Exercise aim:
Nothing is needed except the lines below that run from the one with "sub_draw<2>(word), p, hts, open, live, anywon);" through the one with "using J0 = std::integral_constant<uint32_t, 0>;", repeated exactly.

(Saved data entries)
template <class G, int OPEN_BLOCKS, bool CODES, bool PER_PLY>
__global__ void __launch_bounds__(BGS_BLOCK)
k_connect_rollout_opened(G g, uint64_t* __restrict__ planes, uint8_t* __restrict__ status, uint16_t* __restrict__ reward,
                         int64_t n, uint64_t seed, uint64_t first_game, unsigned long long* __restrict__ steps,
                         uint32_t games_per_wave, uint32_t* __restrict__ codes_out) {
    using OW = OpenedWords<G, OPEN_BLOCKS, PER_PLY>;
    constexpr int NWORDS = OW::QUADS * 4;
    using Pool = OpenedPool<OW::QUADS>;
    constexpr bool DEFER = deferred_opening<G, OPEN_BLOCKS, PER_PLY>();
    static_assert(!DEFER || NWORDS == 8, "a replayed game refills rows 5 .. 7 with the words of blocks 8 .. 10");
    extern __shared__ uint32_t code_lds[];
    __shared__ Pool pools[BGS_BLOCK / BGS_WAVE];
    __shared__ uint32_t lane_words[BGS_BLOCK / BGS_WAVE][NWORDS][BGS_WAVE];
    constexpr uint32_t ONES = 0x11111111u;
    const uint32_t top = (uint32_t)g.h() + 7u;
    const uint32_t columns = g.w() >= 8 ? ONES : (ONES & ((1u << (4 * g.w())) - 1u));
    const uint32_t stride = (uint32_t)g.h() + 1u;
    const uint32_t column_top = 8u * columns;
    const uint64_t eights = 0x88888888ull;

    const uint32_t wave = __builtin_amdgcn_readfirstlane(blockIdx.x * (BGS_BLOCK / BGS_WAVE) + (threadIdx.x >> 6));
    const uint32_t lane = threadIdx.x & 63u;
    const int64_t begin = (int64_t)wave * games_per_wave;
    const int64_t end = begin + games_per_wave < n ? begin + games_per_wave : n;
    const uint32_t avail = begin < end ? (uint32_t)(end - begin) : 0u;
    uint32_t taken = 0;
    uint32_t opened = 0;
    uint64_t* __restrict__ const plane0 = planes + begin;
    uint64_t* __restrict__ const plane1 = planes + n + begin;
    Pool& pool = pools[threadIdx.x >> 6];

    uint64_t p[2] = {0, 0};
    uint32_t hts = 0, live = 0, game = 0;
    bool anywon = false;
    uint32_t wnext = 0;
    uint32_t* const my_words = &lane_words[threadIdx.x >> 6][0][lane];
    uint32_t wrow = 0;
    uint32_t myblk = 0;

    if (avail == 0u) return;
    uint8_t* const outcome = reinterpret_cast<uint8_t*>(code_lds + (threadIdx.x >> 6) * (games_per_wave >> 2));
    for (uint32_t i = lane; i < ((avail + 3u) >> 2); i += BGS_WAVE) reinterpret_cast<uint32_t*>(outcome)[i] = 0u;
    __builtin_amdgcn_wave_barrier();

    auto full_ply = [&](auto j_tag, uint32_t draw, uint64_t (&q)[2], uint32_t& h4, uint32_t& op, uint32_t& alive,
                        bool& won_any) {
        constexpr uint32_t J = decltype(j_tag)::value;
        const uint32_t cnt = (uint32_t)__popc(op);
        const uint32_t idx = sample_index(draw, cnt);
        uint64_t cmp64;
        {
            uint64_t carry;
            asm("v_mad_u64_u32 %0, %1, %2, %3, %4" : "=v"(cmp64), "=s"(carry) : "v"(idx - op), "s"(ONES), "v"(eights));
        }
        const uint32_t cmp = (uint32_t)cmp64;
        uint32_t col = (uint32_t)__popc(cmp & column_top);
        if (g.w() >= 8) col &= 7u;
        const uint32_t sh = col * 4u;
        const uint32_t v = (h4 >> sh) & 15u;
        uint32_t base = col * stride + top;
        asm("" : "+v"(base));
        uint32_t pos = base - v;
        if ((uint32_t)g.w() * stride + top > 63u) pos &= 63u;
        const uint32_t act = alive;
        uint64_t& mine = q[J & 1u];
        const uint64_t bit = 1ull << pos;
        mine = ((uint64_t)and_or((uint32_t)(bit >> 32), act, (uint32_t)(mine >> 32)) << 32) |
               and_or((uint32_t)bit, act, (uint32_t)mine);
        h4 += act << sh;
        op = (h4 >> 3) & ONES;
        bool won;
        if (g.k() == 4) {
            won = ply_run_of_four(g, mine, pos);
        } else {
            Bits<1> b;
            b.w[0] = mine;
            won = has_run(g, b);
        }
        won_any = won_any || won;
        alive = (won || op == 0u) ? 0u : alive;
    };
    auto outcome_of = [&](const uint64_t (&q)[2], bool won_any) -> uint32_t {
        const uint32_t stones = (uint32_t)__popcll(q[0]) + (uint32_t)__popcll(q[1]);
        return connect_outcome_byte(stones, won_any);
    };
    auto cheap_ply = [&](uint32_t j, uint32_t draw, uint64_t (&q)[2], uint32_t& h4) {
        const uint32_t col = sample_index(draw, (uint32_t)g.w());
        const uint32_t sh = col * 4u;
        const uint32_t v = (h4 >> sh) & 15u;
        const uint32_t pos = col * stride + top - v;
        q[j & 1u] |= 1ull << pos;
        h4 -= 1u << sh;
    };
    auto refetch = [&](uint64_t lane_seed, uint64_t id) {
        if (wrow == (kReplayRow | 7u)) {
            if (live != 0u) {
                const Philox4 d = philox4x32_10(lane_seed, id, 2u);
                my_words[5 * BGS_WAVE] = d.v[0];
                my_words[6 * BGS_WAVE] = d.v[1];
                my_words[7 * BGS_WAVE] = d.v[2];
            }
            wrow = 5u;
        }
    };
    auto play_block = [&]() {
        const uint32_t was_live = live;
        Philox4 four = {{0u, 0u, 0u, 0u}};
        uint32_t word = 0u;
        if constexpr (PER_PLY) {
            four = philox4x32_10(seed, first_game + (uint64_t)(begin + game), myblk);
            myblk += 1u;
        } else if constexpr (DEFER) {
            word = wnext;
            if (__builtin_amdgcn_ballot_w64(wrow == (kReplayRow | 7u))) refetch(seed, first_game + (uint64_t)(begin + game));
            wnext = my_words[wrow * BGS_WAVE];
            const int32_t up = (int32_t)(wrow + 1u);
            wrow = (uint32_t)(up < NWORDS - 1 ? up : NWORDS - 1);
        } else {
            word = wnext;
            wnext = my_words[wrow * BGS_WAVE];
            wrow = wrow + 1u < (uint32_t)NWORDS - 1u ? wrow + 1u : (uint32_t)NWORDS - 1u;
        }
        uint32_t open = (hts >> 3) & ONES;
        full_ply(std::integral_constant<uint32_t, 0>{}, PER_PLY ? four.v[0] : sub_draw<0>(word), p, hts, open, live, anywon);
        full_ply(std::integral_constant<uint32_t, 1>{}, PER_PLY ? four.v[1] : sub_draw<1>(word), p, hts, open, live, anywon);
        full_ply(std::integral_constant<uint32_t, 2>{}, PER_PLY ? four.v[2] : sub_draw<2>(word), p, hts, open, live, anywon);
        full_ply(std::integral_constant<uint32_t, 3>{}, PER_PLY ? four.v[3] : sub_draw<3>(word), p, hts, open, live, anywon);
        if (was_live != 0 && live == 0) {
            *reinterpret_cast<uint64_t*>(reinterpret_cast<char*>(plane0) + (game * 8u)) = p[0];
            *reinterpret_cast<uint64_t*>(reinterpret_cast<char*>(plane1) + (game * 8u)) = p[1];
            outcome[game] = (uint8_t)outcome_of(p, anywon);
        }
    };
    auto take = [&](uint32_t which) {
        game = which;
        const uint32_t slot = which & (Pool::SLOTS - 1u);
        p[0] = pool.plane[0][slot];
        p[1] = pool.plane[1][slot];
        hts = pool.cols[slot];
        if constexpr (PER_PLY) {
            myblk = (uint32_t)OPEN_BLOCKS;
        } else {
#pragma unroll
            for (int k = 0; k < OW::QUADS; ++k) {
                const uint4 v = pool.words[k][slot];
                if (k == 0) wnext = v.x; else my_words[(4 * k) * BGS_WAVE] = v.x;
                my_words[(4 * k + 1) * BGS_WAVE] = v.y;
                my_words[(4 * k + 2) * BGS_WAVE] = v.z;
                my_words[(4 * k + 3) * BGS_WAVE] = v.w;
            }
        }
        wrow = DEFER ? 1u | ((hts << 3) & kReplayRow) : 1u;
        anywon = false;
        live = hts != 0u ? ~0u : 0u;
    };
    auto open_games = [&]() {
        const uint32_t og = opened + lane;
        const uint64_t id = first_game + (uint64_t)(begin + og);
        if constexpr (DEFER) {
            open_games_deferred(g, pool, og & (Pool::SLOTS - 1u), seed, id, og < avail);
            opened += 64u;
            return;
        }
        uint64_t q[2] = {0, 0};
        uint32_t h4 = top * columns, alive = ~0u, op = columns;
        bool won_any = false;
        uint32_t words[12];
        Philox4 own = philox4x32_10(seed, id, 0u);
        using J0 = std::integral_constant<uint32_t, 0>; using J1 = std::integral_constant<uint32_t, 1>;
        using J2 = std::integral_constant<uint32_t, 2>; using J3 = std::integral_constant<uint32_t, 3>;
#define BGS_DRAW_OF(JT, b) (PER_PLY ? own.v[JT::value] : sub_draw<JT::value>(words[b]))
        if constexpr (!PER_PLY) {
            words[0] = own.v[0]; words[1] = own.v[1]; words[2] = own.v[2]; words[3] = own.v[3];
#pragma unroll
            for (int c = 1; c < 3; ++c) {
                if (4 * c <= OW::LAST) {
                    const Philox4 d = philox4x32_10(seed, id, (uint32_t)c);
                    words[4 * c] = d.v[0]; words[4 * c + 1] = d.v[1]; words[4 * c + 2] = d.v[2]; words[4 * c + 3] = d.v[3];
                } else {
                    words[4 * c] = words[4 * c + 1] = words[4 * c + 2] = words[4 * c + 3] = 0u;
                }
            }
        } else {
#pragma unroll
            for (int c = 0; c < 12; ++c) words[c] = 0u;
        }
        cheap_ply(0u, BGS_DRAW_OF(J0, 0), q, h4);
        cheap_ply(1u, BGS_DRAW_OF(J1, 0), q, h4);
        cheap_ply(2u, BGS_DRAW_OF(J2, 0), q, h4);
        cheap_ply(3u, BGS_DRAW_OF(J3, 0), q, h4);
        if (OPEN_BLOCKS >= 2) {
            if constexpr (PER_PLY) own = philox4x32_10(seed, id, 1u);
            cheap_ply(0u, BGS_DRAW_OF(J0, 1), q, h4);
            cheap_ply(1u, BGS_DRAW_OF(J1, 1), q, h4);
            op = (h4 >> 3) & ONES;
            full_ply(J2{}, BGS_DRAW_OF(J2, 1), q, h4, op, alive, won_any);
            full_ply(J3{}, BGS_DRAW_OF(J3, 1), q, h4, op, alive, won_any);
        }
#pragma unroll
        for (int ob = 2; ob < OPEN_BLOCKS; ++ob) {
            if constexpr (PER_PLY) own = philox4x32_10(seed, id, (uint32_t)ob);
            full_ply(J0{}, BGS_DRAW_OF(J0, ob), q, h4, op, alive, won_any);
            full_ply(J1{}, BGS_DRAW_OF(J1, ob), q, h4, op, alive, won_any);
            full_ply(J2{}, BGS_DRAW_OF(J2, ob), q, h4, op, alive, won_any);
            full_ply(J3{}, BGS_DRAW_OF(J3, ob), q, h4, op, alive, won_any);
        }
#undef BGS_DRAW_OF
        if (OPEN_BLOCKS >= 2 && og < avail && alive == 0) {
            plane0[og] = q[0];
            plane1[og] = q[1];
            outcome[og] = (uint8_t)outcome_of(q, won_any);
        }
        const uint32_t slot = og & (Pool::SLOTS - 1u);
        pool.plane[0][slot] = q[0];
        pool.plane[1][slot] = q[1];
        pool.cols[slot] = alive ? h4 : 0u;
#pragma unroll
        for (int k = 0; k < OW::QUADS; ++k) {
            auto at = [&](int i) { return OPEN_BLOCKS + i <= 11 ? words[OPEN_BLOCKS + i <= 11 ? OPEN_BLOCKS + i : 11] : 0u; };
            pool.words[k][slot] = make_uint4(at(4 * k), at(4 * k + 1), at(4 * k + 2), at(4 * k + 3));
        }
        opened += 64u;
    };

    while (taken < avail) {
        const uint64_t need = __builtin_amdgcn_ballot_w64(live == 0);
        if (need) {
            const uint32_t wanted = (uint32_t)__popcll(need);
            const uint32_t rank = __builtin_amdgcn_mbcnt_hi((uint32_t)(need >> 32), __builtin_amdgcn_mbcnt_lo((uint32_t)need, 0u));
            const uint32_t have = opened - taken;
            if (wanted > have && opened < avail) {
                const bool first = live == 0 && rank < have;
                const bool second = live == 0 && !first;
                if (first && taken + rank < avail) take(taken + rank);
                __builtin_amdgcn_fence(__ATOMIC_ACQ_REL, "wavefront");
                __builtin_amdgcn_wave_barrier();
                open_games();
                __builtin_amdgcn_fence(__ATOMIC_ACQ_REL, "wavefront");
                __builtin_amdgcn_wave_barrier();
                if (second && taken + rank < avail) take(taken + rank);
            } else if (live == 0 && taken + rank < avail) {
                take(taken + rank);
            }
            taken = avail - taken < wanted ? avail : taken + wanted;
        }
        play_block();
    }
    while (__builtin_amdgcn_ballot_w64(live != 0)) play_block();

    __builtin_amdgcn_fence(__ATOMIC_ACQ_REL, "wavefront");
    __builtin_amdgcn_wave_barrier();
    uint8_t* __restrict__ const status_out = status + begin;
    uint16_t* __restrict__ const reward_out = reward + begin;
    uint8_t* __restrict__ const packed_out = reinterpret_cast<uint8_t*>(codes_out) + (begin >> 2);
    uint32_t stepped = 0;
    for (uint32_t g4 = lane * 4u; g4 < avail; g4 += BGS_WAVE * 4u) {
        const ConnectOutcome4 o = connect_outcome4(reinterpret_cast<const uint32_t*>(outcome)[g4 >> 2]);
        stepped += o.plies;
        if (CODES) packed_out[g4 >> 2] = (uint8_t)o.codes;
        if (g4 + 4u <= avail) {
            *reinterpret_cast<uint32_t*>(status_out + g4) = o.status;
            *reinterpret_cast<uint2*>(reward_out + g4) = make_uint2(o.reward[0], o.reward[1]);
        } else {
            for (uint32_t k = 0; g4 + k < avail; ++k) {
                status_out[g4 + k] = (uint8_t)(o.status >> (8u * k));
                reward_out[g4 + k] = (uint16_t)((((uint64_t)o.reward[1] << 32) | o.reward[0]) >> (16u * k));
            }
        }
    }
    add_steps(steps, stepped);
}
==
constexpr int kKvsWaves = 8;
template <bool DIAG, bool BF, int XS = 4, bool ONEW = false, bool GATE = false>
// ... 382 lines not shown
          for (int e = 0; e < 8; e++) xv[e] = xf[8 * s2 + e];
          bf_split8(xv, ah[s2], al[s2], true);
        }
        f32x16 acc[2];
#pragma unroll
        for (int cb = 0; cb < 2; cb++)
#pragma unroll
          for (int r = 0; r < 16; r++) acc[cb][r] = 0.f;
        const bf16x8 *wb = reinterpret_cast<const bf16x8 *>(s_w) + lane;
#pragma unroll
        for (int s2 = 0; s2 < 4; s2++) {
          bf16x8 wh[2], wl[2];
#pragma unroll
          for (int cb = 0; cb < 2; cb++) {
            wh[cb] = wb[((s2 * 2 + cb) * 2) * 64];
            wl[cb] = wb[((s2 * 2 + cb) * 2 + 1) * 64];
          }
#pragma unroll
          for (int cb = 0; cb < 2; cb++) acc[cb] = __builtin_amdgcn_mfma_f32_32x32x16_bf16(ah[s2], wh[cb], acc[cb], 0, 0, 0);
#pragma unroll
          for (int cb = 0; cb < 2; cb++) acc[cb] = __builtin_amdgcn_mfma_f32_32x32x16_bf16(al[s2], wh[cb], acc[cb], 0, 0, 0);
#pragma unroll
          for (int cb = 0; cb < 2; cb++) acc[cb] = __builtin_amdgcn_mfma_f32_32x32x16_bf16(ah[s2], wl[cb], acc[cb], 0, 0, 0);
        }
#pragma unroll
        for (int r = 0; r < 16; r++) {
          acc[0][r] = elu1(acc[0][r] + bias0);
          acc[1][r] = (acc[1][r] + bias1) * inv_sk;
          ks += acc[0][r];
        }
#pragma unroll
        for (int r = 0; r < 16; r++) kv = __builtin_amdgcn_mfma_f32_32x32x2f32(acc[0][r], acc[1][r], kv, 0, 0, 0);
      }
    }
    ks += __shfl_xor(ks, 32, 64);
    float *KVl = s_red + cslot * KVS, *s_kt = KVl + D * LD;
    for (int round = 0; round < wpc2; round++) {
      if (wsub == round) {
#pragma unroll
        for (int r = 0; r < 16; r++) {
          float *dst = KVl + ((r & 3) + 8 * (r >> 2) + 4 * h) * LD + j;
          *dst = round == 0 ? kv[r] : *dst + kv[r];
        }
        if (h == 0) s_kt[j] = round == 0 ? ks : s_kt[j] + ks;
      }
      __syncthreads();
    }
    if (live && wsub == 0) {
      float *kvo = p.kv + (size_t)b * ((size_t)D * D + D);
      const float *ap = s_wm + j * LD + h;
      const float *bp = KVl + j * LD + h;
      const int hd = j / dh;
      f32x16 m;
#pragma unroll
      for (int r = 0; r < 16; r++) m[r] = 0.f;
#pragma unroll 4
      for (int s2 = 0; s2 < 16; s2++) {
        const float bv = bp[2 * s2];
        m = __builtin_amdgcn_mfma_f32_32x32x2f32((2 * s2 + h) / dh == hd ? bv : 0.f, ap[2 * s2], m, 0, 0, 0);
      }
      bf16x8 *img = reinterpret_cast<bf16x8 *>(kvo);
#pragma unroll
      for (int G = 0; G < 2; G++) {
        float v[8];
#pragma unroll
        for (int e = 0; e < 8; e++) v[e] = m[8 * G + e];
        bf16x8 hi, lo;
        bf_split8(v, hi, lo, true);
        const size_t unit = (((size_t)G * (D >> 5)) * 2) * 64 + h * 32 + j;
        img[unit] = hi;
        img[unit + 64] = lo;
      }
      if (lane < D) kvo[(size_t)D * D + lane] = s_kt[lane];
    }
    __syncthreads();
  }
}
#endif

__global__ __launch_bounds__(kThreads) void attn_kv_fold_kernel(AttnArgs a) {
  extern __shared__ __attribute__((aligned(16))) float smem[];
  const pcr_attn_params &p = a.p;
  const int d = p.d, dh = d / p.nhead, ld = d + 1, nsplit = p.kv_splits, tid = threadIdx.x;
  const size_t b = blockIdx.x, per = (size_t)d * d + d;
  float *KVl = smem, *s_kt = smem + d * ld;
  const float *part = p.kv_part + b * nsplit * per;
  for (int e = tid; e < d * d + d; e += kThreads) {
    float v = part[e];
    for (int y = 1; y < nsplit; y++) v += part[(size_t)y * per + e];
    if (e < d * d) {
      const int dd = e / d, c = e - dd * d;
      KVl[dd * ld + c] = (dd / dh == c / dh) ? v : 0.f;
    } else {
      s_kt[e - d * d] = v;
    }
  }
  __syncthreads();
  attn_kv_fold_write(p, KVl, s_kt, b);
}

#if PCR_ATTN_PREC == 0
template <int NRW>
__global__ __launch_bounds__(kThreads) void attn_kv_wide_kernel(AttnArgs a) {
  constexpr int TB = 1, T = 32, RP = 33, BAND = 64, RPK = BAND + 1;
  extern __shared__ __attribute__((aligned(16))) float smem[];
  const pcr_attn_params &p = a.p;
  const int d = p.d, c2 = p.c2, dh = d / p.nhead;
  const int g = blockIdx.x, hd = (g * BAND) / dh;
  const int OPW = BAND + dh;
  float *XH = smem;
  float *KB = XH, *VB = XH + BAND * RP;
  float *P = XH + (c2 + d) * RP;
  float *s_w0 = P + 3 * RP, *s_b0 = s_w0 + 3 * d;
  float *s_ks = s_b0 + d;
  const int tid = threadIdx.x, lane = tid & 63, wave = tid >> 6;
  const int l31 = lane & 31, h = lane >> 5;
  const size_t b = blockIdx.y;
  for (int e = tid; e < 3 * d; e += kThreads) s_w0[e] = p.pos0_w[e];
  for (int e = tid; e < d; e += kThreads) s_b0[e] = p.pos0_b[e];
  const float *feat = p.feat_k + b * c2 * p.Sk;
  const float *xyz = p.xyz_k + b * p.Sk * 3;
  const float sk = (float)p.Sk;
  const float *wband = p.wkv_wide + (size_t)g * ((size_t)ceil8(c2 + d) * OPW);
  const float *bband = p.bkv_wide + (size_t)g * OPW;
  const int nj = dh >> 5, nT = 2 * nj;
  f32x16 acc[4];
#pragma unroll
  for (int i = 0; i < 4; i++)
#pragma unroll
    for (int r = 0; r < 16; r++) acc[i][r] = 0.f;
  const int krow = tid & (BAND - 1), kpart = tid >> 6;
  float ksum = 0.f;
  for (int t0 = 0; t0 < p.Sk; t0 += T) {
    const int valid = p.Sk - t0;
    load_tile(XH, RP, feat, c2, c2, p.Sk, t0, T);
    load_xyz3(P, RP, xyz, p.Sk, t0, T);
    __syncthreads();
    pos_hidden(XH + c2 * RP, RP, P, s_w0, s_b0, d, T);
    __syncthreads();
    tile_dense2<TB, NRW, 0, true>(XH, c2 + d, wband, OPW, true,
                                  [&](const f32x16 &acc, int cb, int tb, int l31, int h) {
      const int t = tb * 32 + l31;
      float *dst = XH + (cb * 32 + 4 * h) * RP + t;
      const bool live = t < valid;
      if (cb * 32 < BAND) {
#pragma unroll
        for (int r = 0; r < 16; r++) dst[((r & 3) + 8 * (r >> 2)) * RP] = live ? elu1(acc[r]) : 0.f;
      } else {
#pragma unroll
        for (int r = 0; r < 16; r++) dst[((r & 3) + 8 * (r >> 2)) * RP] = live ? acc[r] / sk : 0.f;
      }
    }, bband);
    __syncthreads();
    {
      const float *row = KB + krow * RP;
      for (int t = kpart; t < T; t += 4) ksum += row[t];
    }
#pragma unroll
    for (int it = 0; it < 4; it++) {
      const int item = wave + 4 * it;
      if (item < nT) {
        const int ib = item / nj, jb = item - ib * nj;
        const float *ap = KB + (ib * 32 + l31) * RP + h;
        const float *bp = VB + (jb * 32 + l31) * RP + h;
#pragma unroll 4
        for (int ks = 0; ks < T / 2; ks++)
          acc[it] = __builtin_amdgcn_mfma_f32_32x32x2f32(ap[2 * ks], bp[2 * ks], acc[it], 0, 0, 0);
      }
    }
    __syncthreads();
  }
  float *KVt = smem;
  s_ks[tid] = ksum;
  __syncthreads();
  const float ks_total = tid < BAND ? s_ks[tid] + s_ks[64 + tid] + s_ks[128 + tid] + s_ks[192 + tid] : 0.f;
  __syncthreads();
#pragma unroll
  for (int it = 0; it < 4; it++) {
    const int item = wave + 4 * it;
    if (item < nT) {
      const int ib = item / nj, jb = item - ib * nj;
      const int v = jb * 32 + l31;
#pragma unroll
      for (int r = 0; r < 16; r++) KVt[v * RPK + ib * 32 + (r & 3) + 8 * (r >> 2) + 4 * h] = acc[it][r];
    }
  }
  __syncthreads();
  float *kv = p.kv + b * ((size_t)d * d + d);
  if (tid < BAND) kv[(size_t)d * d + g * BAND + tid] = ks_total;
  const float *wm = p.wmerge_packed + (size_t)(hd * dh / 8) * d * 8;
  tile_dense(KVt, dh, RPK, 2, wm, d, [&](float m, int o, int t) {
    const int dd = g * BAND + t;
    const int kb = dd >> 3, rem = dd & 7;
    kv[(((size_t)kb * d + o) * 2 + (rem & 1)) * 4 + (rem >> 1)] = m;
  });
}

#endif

Answer for the task:
        full_ply(std::integral_constant<uint32_t, 2>{}, PER_PLY ? four.v[2] : sub_draw<2>(word), p, hts, open, live, anywon);
        full_ply(std::integral_constant<uint32_t, 3>{}, PER_PLY ? four.v[3] : sub_draw<3>(word), p, hts, open, live, anywon);
        if (was_live != 0 && live == 0) {
            *reinterpret_cast<uint64_t*>(reinterpret_cast<char*>(plane0) + (game * 8u)) = p[0];
            *reinterpret_cast<uint64_t*>(reinterpret_cast<char*>(plane1) + (game * 8u)) = p[1];
            outcome[game] = (uint8_t)outcome_of(p, anywon);
        }
    };
    auto take = [&](uint32_t which) {
        game = which;
        const uint32_t slot = which & (Pool::SLOTS - 1u);
        p[0] = pool.plane[0][slot];
        p[1] = pool.plane[1][slot];
        hts = pool.cols[slot];
        if constexpr (PER_PLY) {
            myblk = (uint32_t)OPEN_BLOCKS;
        } else {
#pragma unroll
            for (int k = 0; k < OW::QUADS; ++k) {
                const uint4 v = pool.words[k][slot];
                if (k == 0) wnext = v.x; else my_words[(4 * k) * BGS_WAVE] = v.x;
                my_words[(4 * k + 1) * BGS_WAVE] = v.y;
                my_words[(4 * k + 2) * BGS_WAVE] = v.z;
                my_words[(4 * k + 3) * BGS_WAVE] = v.w;
            }
        }
        wrow = DEFER ? 1u | ((hts << 3) & kReplayRow) : 1u;
        anywon = false;
        live = hts != 0u ? ~0u : 0u;
    };
    auto open_games = [&]() {
        const uint32_t og = opened + lane;
        const uint64_t id = first_game + (uint64_t)(begin + og);
        if constexpr (DEFER) {
            open_games_deferred(g, pool, og & (Pool::SLOTS - 1u), seed, id, og < avail);
            opened += 64u;
            return;
        }
        uint64_t q[2] = {0, 0};
        uint32_t h4 = top * columns, alive = ~0u, op = columns;
        bool won_any = false;
        uint32_t words[12];
        Philox4 own = philox4x32_10(seed, id, 0u);
        using J0 = std::integral_constant<uint32_t, 0>; using J1 = std::integral_constant<uint32_t, 1>;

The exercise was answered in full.